* **Problem**
Your answer should be every line below that includes the word "batch".

*** Block opens ***

size_t l2o_atb_workspace_bytes(int64_t R, int32_t KA, int32_t KB);
int l2o_atb(const float* A, const float* B, int64_t R, int32_t KA, int32_t KB, float* out, void* workspace, void* stream);
int32_t l2o_cwlstm_wgrad_dims(const l2o_net_cfg* cfg, int32_t* KA, int32_t* KB);
int l2o_cwlstm_wgrad(const l2o_net_cfg* cfg, const float* A, const float* Bm, int64_t R, float* G ,
                     void* workspace, void* stream);
int l2o_cwlstm_wgrad_compact(const l2o_net_cfg* cfg, const float* Ac, const float* Bm, int32_t T, int64_t rows,
                             float* G , void* workspace, void* stream);

int l2o_adam_step(float* w, float* m, float* v, const float* g, int64_t n, float lr_t, double beta1,
                  double beta2, double epsilon, void* stream);
int l2o_adam_step_guarded(float* w, float* m, float* v, const float* g, int64_t n, float lr_t, double beta1,
                          double beta2, double epsilon, const void* unroll_workspace, void* stream);
int l2o_adam_step_gather(float* w, float* m, float* v, const float* G, const int32_t* map, int64_t n, float lr_t,
                         double beta1, double beta2, double epsilon, const void* unroll_workspace, void* stream);
int l2o_wpack_device(const l2o_net_cfg* cfg, const l2o_net_weights* w, float* wpack_out ,
                     void* stream);

size_t l2o_unroll_workspace_bytes(const l2o_net_cfg* cfg, const l2o_problem* prob, int32_t T);
int l2o_unroll(const l2o_net_cfg* cfg, const float* wpack ,
               const l2o_problem* prob, float* x ,
               float* st , float* m, float* v,
               int32_t T, int32_t step0,
               float* fx_part , void* workspace, void* stream);
typedef struct l2o_unroll_hist {
  float* st;
  float* g;
  float* m;
  float* v;
  float* g_final;
} l2o_unroll_hist;
int l2o_unroll_record(const l2o_net_cfg* cfg, const float* wpack ,
                      const l2o_problem* prob, float* x, float* st, float* m, float* v,
                      int32_t T, int32_t step0, float* fx_part, void* workspace,
                      const l2o_unroll_hist* hist, void* stream);
#define L2O_UNROLL_ZERO_STATE 1
int l2o_unroll_reduce(const l2o_net_cfg* cfg, const float* wpack , const l2o_problem* prob,
                      const float* x0 , float* x, float* st, float* m, float* v, int32_t T,
                      int32_t step0, int32_t flags, float* fx_part, float* fx , void* workspace,
                      const l2o_unroll_hist* hist, void* stream);
int l2o_unroll_workspace_init(void* workspace, size_t bytes, void* stream);
int64_t l2o_unroll_workspace_layout(const l2o_net_cfg* cfg, const l2o_problem* prob);
int l2o_unroll_status(const void* workspace_header_host );
int l2o_unroll_supported(const l2o_net_cfg* cfg, const l2o_problem* prob);
int l2o_unroll_record_supported(const l2o_net_cfg* cfg, const l2o_problem* prob);

int l2o_reduce_fx(const float* fx_part, int32_t T1, int32_t B_local, int32_t B_global,
                  float* fx , void* stream);

int l2o_suffix_sums(const float* const* g , const float* g_final, float* out, int64_t n, int32_t T,
                    void* stream);
size_t l2o_colsum_scratch_floats(int64_t batch, int32_t cols);
int l2o_colsum(const float* A, int64_t batch, int64_t rows, int32_t cols, float* out ,
               int32_t accumulate, float* scratch, void* stream);
int l2o_lincomb(float* out, const float* a, float ca, const float* b, float cb, const float* c, float cc, int64_t n,
                void* stream);
int l2o_rnnprop_input_adjoint(const float* Bm, int64_t ldb, int32_t du_col, int32_t H, const float* w_fc,
                              const float* g, const float* m, const float* v, double pow1, double pow2,
                              double beta1, double beta2, float* dm, float* dv, float* dg, int64_t n, void* stream);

*** Block closes ***

* **Answer to the exercise**
size_t l2o_colsum_scratch_floats(int64_t batch, int32_t cols);
int l2o_colsum(const float* A, int64_t batch, int64_t rows, int32_t cols, float* out ,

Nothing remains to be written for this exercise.